Bergische Universität Wuppertal

Das Rektorat will seine Stellungnahme im Namen der Uni nicht öffentlich machen.


Per Aufsichtsrat in die Pleite segeln

Was heißt "Hochschulfreiheit" im geplanten Gesetz? Die Highlights aus Pinkwarts Plänen.

Was ist die gravierendste Änderung, die das "Hochschulfreiheitsgesetz" vorsieht?

Die Hochschulen sollen in Körperschaften des öffentlichen Rechts umgewandelt werden und künftig keine staatlichen Einrichtungen mehr sein. Dazu gehört vor allem die Übertragung der Verantwortung für Finanz-, Personal- und Organisationsentscheidungen.

Was bedeutet das?

Nicht zuletzt die Möglichkeit, Pleite zu gehen: "Die Hochschule wird durch die Eröffnung des Insolvenzverfahrens über das Vermögen der Körperschaft oder mit Rechtskraft des Beschlusses, durch den die Eröffnung des Insolvenzverfahrens mangels Masse abgelehnt wird, aufgelöst", heißt es im Gesetzentwurf. In einem solchen Fall soll den zum Zeitpunkt der Auflösung eingeschriebenen Studierenden eine Studiumsfortsetzung an einer anderen Hochschule ermöglicht werden.

Was würde sich durch das Gesetz für die an der Hochschule Beschäftigten ändern?

Ihr Arbeitgeber und Dienstherr soll künftig nicht mehr das Land sein, sondern die jeweilige Hochschule. Dies gilt für alle Beamten und Angestellten, auch für das Hochschulpersonal, sofern es nicht nicht vom Geltungsbereich des BAT erfasst wird.

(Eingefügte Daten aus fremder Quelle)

@@ -220,21 +244,21 @@
             for (int d = 0; d < V1_MAX_DEEP; ++d)
 #pragma unroll
                 for (int pc = 0; pc < PC; ++pc)
-                    S.x[NF + d][pc] = (d < A.n_deep && 4 * pc + q < NV) ? ld4(A.table[NF + d] + (size_t)sid[d] * A.row_floats + 16 * pc + 4 * q) : zero;
+                    S.x[NG + d][pc] = (d < A.n_deep && 4 * pc + q < NV) ? ld4(A.table[NF + d] + (size_t)sid[d] * A.row_floats + 16 * pc + 4 * q) : zero;
         }
         {
             const float* pa = A.w1[0] + sid[0];
-            if (NF > 1) pa = q == 1 ? A.w1[NF > 1 ? 1 : 0] + sid[NF > 1 ? 1 : 0] : pa;
-            if (NF > 2) pa = q == 2 ? A.w1[NF > 2 ? 2 : 0] + sid[NF > 2 ? 2 : 0] : pa;
-            if (NF > 3) pa = q == 3 ? A.w1[NF > 3 ? 3 : 0] + sid[NF > 3 ? 3 : 0] : pa;
-            S.w1a = (q < NF) ? *pa : 0.f;
+            if (NG > 1) pa = q == 1 ? A.w1[NG > 1 ? 1 : 0] + sid[NG > 1 ? 1 : 0] : pa;
+            if (NG > 2) pa = q == 2 ? A.w1[NG > 2 ? 2 : 0] + sid[NG > 2 ? 2 : 0] : pa;
+            if (NG > 3) pa = q == 3 ? A.w1[NG > 3 ? 3 : 0] + sid[NG > 3 ? 3 : 0] : pa;
+            S.w1a = (q < NG) ? *pa : 0.f;
             S.w1b = 0.f;
-            if (NF > 4) {
-                const float* pb = A.w1[NF > 4 ? 4 : 0] + sid[NF > 4 ? 4 : 0];
-                if (NF > 5) pb = q == 1 ? A.w1[NF > 5 ? 5 : 0] + sid[NF > 5 ? 5 : 0] : pb;
-                if (NF > 6) pb = q == 2 ? A.w1[NF > 6 ? 6 : 0] + sid[NF > 6 ? 6 : 0] : pb;
-                if (NF > 7) pb = q == 3 ? A.w1[NF > 7 ? 7 : 0] + sid[NF > 7 ? 7 : 0] : pb;
-                S.w1b = (q + 4 < NF) ? *pb : 0.f;
+            if (NG > 4) {
+                const float* pb = A.w1[NG > 4 ? 4 : 0] + sid[NG > 4 ? 4 : 0];
+                if (NG > 5) pb = q == 1 ? A.w1[NG > 5 ? 5 : 0] + sid[NG > 5 ? 5 : 0] : pb;
+                if (NG > 6) pb = q == 2 ? A.w1[NG > 6 ? 6 : 0] + sid[NG > 6 ? 6 : 0] : pb;
+                if (NG > 7) pb = q == 3 ? A.w1[NG > 7 ? 7 : 0] + sid[NG > 7 ? 7 : 0] : pb;
+                S.w1b = (q + 4 < NG) ? *pb : 0.f;
             }
         }
     };
@@ -242,6 +266,24 @@
     auto compute = [&](const Set& S) -> float {
 #pragma clang fp contract(off)
         constexpr bool NUM_FIRST = ONE && NV == 4;
+        f32x4 xs[NS ? NS : 1][PC];
+        float la = 0.f, lb = 0.f;
+        if constexpr (NS > 0) {
+#pragma unroll
+            for (int j = 0; j < NS; ++j)
+#pragma unroll
+                for (int pc = 0; pc < PC; ++pc) xs[j][pc] = ld4(smem + S.so[j] + 16 * pc + 4 * q);
+            int oa = S.so[0], ob = S.so[NF > 4 ? 4 - NG : 0];
+#pragma unroll
+            for (int j = 1; j < NS; ++j) {
+                if (NG + j < 4) oa = q == NG + j ? S.so[j] : oa;
+                if (NG + j > 4) ob = q == NG + j - 4 ? S.so[j] : ob;
+            }
+            la = smem[oa + 16 * PC];
+            if constexpr (NF > 4) lb = smem[ob + 16 * PC];
+            __builtin_amdgcn_sched_barrier(0);
+        }
+        auto X = [&](int f, int pc) -> f32x4 { return f < NG ? S.x[f < NG ? f : 0][pc] : xs[f < NG ? 0 : f - NG][pc]; };
         f32x4 h0[H0C];
         auto deep0_numerics = [&]() {
 #pragma unroll
@@ -263,12 +305,17 @@
                 const f32x2 hw2 = {hw, hw};
 #pragma unroll
                 for (int pc = 0; pc < PC; ++pc) {
-                    const f32x4 xa = S.x[a][pc], xb = S.x[b][pc];
+                    const f32x4 xa = X(a, pc), xb = X(b, pc);
                     pa = __builtin_elementwise_fma(f32x2{xa.x, xa.y} * f32x2{xb.x, xb.y}, hw2, pa);
                     pb = __builtin_elementwise_fma(f32x2{xa.z, xa.w} * f32x2{xb.z, xb.w}, hw2, pb);
                 }
             }
-        float z = (S.w1a + S.w1b) + ((pa[0] + pa[1]) + (pb[0] + pb[1]));
+        float w1a = S.w1a, w1b = S.w1b;
+        if constexpr (NS > 0) {
+            w1a = q < NG ? S.w1a : (q < (NF < 4 ? NF : 4) ? la : 0.f);
+            w1b = (NF > 4 && q + 4 < NF) ? lb : 0.f;
+        }
+        float z = (w1a + w1b) + ((pa[0] + pa[1]) + (pb[0] + pb[1]));
         if constexpr (!NUM_FIRST) deep0_numerics();
         f32x4 ec[2 * PC];
 #pragma unroll
@@ -392,7 +439,8 @@
     if (tA < ntasks) ld_ids(tA, idA);
     if (!ONE && tB < ntasks) ld_ids(tB, idB);
 #pragma unroll 1
-    for (int c = wave; c < LD::total_pad / 256; c += WAVES) lds_dma16(A.image + c * 256 + lane * 4, smem + c * 256);
+    for (int c = wave; c < LD::total_pad / 256 + (NS ? A.small_floats / 256 : 0); c += WAVES)
+        lds_dma16(A.image + c * 256 + lane * 4, smem + c * 256);
     Set SA, SB;
     if constexpr (ONE) {
         __builtin_amdgcn_s_waitcnt(0x0F70);
@@ -433,17 +481,17 @@
     if (__ballot(bad) != 0 && lane == 0) atomicOr(err, 1);
 }
 
-template <int NF, int NV, int H0C, int H1C, int WAVES, bool DYN, bool SEP>
+template <int NF, int NV, int NS, int H0C, int H1C, int WAVES, bool DYN, bool SEP>
 __global__ __launch_bounds__(WAVES * 64, 2) void k_deepfm_pairs(const V1Run A, const int* __restrict__ ids, const float* __restrict__ dense,
                                                                 float* __restrict__ out, int B, int* __restrict__ err) {
-    v1_body<NF, NV, H0C, H1C, WAVES, DYN, false, SEP>(A, ids, dense, out, B, err, nullptr);
-}
-template <int NF, int NV, int H0C, int H1C, int WAVES, bool DYN, bool SEP>
+    v1_body<NF, NV, NS, H0C, H1C, WAVES, DYN, false, SEP>(A, ids, dense, out, B, err, nullptr);
+}
+template <int NF, int NV, int NS, int H0C, int H1C, int WAVES, bool DYN, bool SEP>
 __global__ __launch_bounds__(WAVES * 64, 2) void k_deepfm_pairs_many(const V1Run A, const V1Many M, int B, int* __restrict__ err) {
-    v1_body<NF, NV, H0C, H1C, WAVES, DYN, true, SEP>(A, nullptr, nullptr, nullptr, B, err, &M);
-}
-template <int NF, int NV, int H0C, int H1C, int WAVES, bool SEP>
+    v1_body<NF, NV, NS, H0C, H1C, WAVES, DYN, true, SEP>(A, nullptr, nullptr, nullptr, B, err, &M);
+}
+template <int NF, int NV, int NS, int H0C, int H1C, int WAVES, bool SEP>
 __global__ __launch_bounds__(WAVES * 64, 4) void k_deepfm_pairs1(const V1Run A, const int* __restrict__ ids, const float* __restrict__ dense,
                                                                  float* __restrict__ out, int B, int* __restrict__ err) {
-    v1_body<NF, NV, H0C, H1C, WAVES, true, false, SEP, true>(A, ids, dense, out, B, err, nullptr);
-}
+    v1_body<NF, NV, NS, H0C, H1C, WAVES, true, false, SEP, true>(A, ids, dense, out, B, err, nullptr);
+}
diff --git a/sparrowrecsys_amd/csrc/tu_instances.h b/sparrowrecsys_amd/csrc/tu_instances.h
--- a/sparrowrecsys_amd/csrc/tu_instances.h
+++ b/sparrowrecsys_amd/csrc/tu_instances.h
@@ -130,44 +130,82 @@
 SPRK_INST_2 __global__ void sprk_dev::k_v2_pack_image<4, 4, 1, 2, 1, true>(sprk_dev::V2Args, float*);
 SPRK_INST_2 __global__ void sprk_dev::k_v2_pack_image<5, 4, 1, 2, 1, true>(sprk_dev::V2Args, float*);
 SPRK_INST_2 __global__ void sprk_dev::k_v2_pack_image<6, 4, 1, 2, 1, true>(sprk_dev::V2Args, float*);
-SPRK_INST_3 __global__ void sprk_dev::k_deepfm_pairs<4, 16, 4, 4, 8, false, false>(sprk_dev::V1Run, int const*, float const*, float*, int, int*);
-SPRK_INST_3 __global__ void sprk_dev::k_deepfm_pairs<4, 16, 4, 4, 8, false, true>(sprk_dev::V1Run, int const*, float const*, float*, int, int*);
-SPRK_INST_3 __global__ void sprk_dev::k_deepfm_pairs<4, 16, 4, 4, 8, true, false>(sprk_dev::V1Run, int const*, float const*, float*, int, int*);
-SPRK_INST_3 __global__ void sprk_dev::k_deepfm_pairs<4, 16, 4, 4, 8, true, true>(sprk_dev::V1Run, int const*, float const*, float*, int, int*);
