template <int K>
__global__ __launch_bounds__(kAggWaves * 64, K == 64 ? 3 : 4) void gather_attn_l2_agg_kernel(FusedL2Args a) {
    constexpr int D = 64, SPL = K / 16;
    static_assert(K == 16 || K == 32 || K == 64, "K");
    extern __shared__ __attribute__((aligned(16))) float smem[];
    const int nRp = (a.nR + 3) & ~3;
    float* sT = smem;
    const int tid = threadIdx.x, lane = tid & 63, wave = tid >> 6;
    const int g = lane >> 4, c = lane & 15;
    float* sUV = sT + nRp + wave * (16 * kAggUvLd + agg_list_words(K));
    unsigned* sLo = reinterpret_cast<unsigned*>(sUV + 16 * kAggUvLd) + g * (K + kAggPad);
    float* sLw = reinterpret_cast<float*>(reinterpret_cast<unsigned*>(sUV + 16 * kAggUvLd) + 4 * (K + kAggPad)) + g * (K + kAggPad);
    const bool att1 = a.t1 != nullptr;
    const float invK = 1.f / (float)K;
    const bool fold = a.fold != 0;
    const float c0 = fold ? 1.f : a.t0 != nullptr ? invK : 1.f;
    const bool fast = agg_logit_table(a.t1, a.nR, sT, tid, lane);
    __syncthreads();

    const unsigned tbytes = (unsigned)a.table_bytes;
    const __amdgpu_buffer_rsrc_t aggS = __builtin_amdgcn_make_buffer_rsrc(a.agg, 0, (int)tbytes, 0x00020000);
    const __amdgpu_buffer_rsrc_t aggG = __builtin_amdgcn_make_buffer_rsrc(reinterpret_cast<char*>(a.agg) + a.table_bytes, 0, (int)tbytes, 0x00020000);
    const __amdgpu_buffer_rsrc_t adjE = __builtin_amdgcn_make_buffer_rsrc(const_cast<int32_t*>(a.adj_e), 0, (int)a.adj_bytes, 0x00020000);
    const __amdgpu_buffer_rsrc_t adjR = __builtin_amdgcn_make_buffer_rsrc(const_cast<int32_t*>(a.adj_r), 0, (int)a.adj_bytes, 0x00020000);
    const __amdgpu_buffer_rsrc_t out0 = __builtin_amdgcn_make_buffer_rsrc(a.nagg0, 0, (int)(a.P * D * 4), 0x00020000);
    const __amdgpu_buffer_rsrc_t out1 = __builtin_amdgcn_make_buffer_rsrc(a.nagg1, 0, (int)(a.P * D * 4), 0x00020000);
    const unsigned c16 = (unsigned)c * 16u;
    if (c < kAggPad) {
        sLo[K + c] = kAggPadRow;
        sLw[K + c] = 0.f;
    }

    const int64_t nbatch = (a.P + 15) >> 4;
    const int64_t nwaves = (int64_t)gridDim.x * kAggWaves;
    auto run = [&](auto fast_tag) {
        constexpr bool FAST = decltype(fast_tag)::value;
        for (int64_t batch = (int64_t)blockIdx.x * kAggWaves + wave; batch < nbatch; batch += nwaves) {
            const int64_t p_base = batch << 4;
            int64_t pr = min(p_base + c, a.P - 1);
            if (a.order) pr = a.order[pr];
            const int x0c = fused_parent_id(a, pr);
            {
                const unsigned qoff = (unsigned)(pr / a.parents_per_pair) * (unsigned)(D * 4) + (unsigned)g * 16u;
                const char* qbase = reinterpret_cast<const char*>(a.q);
                float4 qb[4];
#pragma unroll
                for (int nt = 0; nt < 4; ++nt) qb[nt] = *reinterpret_cast<const float4*>(qbase + 64 * nt + (size_t)qoff);
                unsigned woff = ((unsigned)(4 * g) * (unsigned)D + (unsigned)c) * 4u;
                unsigned boff = (unsigned)g * 16u;
                asm volatile("" : "+v"(woff), "+v"(boff));
#pragma unroll
                for (int mat = 0; mat < 2; ++mat) {
                    const char* W = reinterpret_cast<const char*>(mat == 0 ? a.W1 : a.W2);
                    const char* bias = reinterpret_cast<const char*>(mat == 0 ? a.b1 : a.b2);
                    f32x4 acc[4];
#pragma unroll
                    for (int ntp = 0; ntp < 4; ++ntp) {
                        const float4 b = bias ? *reinterpret_cast<const float4*>(bias + 64 * ntp + (size_t)boff) : make_float4(0.f, 0.f, 0.f, 0.f);
                        acc[ntp] = f32x4{b.x, b.y, b.z, b.w};
                    }
#pragma unroll
                    for (int nt = 0; nt < 4; ++nt) {
                        const float bv[4] = {qb[nt].x, qb[nt].y, qb[nt].z, qb[nt].w};
#pragma unroll
                        for (int r = 0; r < 4; ++r) {
#pragma unroll
                            for (int ntp = 0; ntp < 4; ++ntp) {
                                const float w = *reinterpret_cast<const float*>(W + ((16 * nt + r) * D + 16 * ntp) * 4 + (size_t)woff);
                                acc[ntp] = __builtin_amdgcn_mfma_f32_16x16x4f32(w, bv[r], acc[ntp], 0, 0, 0);
                            }
                        }
                    }
#pragma unroll
                    for (int ntp = 0; ntp < 4; ++ntp)
                        *reinterpret_cast<float4*>(sUV + c * kAggUvLd + mat * D + 16 * ntp + 4 * g) = make_float4(acc[ntp][0], acc[ntp][1], acc[ntp][2], acc[ntp][3]);
                }
            }
            __builtin_amdgcn_fence(__ATOMIC_RELEASE, "wavefront");
            __builtin_amdgcn_wave_barrier();
            __builtin_amdgcn_fence(__ATOMIC_ACQUIRE, "wavefront");

            const int nquad = (int)((min((int64_t)16, a.P - p_base) + 3) >> 2);
            struct Quad {
                unsigned p;
                unsigned ce[SPL], cr[SPL];
                float4 s0;
            };
            auto quad_load = [&](int it) -> Quad {
                Quad qd;
                const int src = ((lane & 48) + 4 * it + g) << 2;
                qd.p = (unsigned)__builtin_amdgcn_ds_bpermute(src, (int)pr);
                const unsigned x0 = (unsigned)__builtin_amdgcn_ds_bpermute(src, x0c);
                agg_load_slots<SPL>(adjE, adjR, (x0 * (unsigned)K + (unsigned)(SPL * c)) * 4u, qd.ce, qd.cr);
                qd.s0 = agg_row4(aggS, x0 * (unsigned)(D * 4) + c16);
                return qd;
            };
            Quad nx = quad_load(0);
            for (int it = 0; it < nquad; ++it) {
                const int j = 4 * it + g;
                const bool pvalid = p_base + j < a.P;
                const Quad qd = nx;
                if (it + 1 < nquad) nx = quad_load(it + 1);
                const unsigned p = qd.p;
                const unsigned (&ce)[SPL] = qd.ce;
                const unsigned (&cr)[SPL] = qd.cr;
                const float4 s0 = qd.s0;
                const float4 u1 = *reinterpret_cast<const float4*>(sUV + j * kAggUvLd + 4 * c);
                const float4 vv = *reinterpret_cast<const float4*>(sUV + j * kAggUvLd + D + 4 * c);
                float wk[SPL];
                agg_row_weights<SPL, FAST>(cr, att1, sT, invK, wk);
                int cc = (int)(cr[0] >> 24);
                cc = pvalid ? (cc < 1 ? 1 : (cc > K ? K : cc)) : 0;
                __builtin_amdgcn_fence(__ATOMIC_RELEASE, "wavefront");
                __builtin_amdgcn_wave_barrier();
#pragma unroll
                for (int i = 0; i < SPL; ++i) {
                    sLo[SPL * c + i] = ((cr[i] >> 16) & 0xFFu) ? (ce[i] & 0xFFFFFFu) * (unsigned)(D * 4) : kAggPadRow;
                    sLw[SPL * c + i] = wk[i];
                }
                __builtin_amdgcn_fence(__ATOMIC_RELEASE, "wavefront");
                __builtin_amdgcn_wave_barrier();
                __builtin_amdgcn_fence(__ATOMIC_ACQUIRE, "wavefront");
                const int kmax = __builtin_amdgcn_readfirstlane(agg_xor32_imax(agg_xor16_imax(cc)));
                const f32x2 v01 = {vv.x, vv.y}, v23 = {vv.z, vv.w};
                f32x2 a01 = {0.f, 0.f}, a23 = {0.f, 0.f};
                float4 ra[4], rb[4];
                float4 wa, wb;
                auto issue = [&](int k, float4 (&r)[4], float4& w) {
                    const uint4 o4 = *reinterpret_cast<const uint4*>(sLo + k);
                    w = *reinterpret_cast<const float4*>(sLw + k);
                    r[0] = agg_row4(aggG, o4.x + c16), r[1] = agg_row4(aggG, o4.y + c16);
                    r[2] = agg_row4(aggG, o4.z + c16), r[3] = agg_row4(aggG, o4.w + c16);
                };
                auto sum4 = [&](const float4 (&r)[4], const float4& w) {
                    const float ws_[4] = {w.x, w.y, w.z, w.w};
#pragma unroll
                    for (int t = 0; t < 4; ++t) {
                        const f32x2 o01 = f32x2{r[t].x, r[t].y} + v01, o23 = f32x2{r[t].z, r[t].w} + v23;
                        const f32x2 w2 = {ws_[t], ws_[t]};
                        a01 = __builtin_elementwise_fma(w2, f32x2{fmaxf(o01[0], 0.f), fmaxf(o01[1], 0.f)}, a01);
                        a23 = __builtin_elementwise_fma(w2, f32x2{fmaxf(o23[0], 0.f), fmaxf(o23[1], 0.f)}, a23);
                    }
                };
                issue(0, ra, wa);
                for (int k0 = 0; k0 < kmax; k0 += 8) {
                    issue(k0 + 4, rb, wb);
                    __builtin_amdgcn_sched_barrier(0);
                    sum4(ra, wa);
                    __builtin_amdgcn_sched_barrier(0);
                    issue(k0 + 8, ra, wa);
                    __builtin_amdgcn_sched_barrier(0);
                    sum4(rb, wb);
                    __builtin_amdgcn_sched_barrier(0);
                }
                const unsigned oo = pvalid ? p * (unsigned)(D * 4) + c16 : kAggOob;
                float4 r0 = make_float4(fmaf(c0, u1.x, s0.x), fmaf(c0, u1.y, s0.y), fmaf(c0, u1.z, s0.z), fmaf(c0, u1.w, s0.w));
                float4 r1 = make_float4(a01[0], a01[1], a23[0], a23[1]);
                if (fold) {
                    r0 = make_float4(fmaxf(r0.x, 0.f), fmaxf(r0.y, 0.f), fmaxf(r0.z, 0.f), fmaxf(r0.w, 0.f));
                    r1 = make_float4(r1.x + r0.x, r1.y + r0.y, r1.z + r0.z, r1.w + r0.w);
                }
                const u32x4 o0 = {__float_as_uint(r0.x), __float_as_uint(r0.y), __float_as_uint(r0.z), __float_as_uint(r0.w)};
                const u32x4 o1 = {__float_as_uint(r1.x), __float_as_uint(r1.y), __float_as_uint(r1.z), __float_as_uint(r1.w)};
                __builtin_amdgcn_raw_buffer_store_b128(o0, out0, oo, 0, 0);
                __builtin_amdgcn_raw_buffer_store_b128(o1, out1, oo, 0, 0);
            }
            __builtin_amdgcn_fence(__ATOMIC_RELEASE, "wavefront");
            __builtin_amdgcn_wave_barrier();
            __builtin_amdgcn_fence(__ATOMIC_ACQUIRE, "wavefront");
        }
    };
    if (fast) run(std::true_type{});
    else run(std::false_type{});
}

Was ändert sich an den Selbstverwaltungsstrukturen der Hochschulen?

Neu soll ein "Hochschulrat" eingeführt werden. Mit weitreichenden Kompetenzen ausgestattet, soll er als eine Art "Aufsichtsrat" fungieren. Vom Ministerium ernannt, soll dieser Rat mindestens zur Hälfte mit Mitgliedern von außerhalb der Hochschule besetzt sein (etwa Wirtschaftsmanagern). Daneben gibt es noch etliche - auch gravierende - Detailänderungen. So soll die Verpflichtung der Hochschulen, die Öffentlichkeit über die Erfüllung ihrer Aufgaben und die Verwendung ihrer Mittel zu unterrichten, gestrichen werden.

Und was halten die Studierenden von dem Gesetz?

Nichts. "Der vorgelegte Entwurf wäre mit ,Hochschulfremdbestimmungsgesetz' besser betitelt", konstatiert das Landes-ASten-Treffen. "Ein solches Gesetz wäre das Ende der Gruppenhochschule aufgrund des Irrglaubens, der Staat könne Hochschulen mit Unternehmen analogisieren und müsse sie deshalb nicht nur wettbewerblich steuern, sondern auch wie Unternehmen verfassen", so der Zusammenschluss der nordrhein-westfälischen Studierendenvertretungen.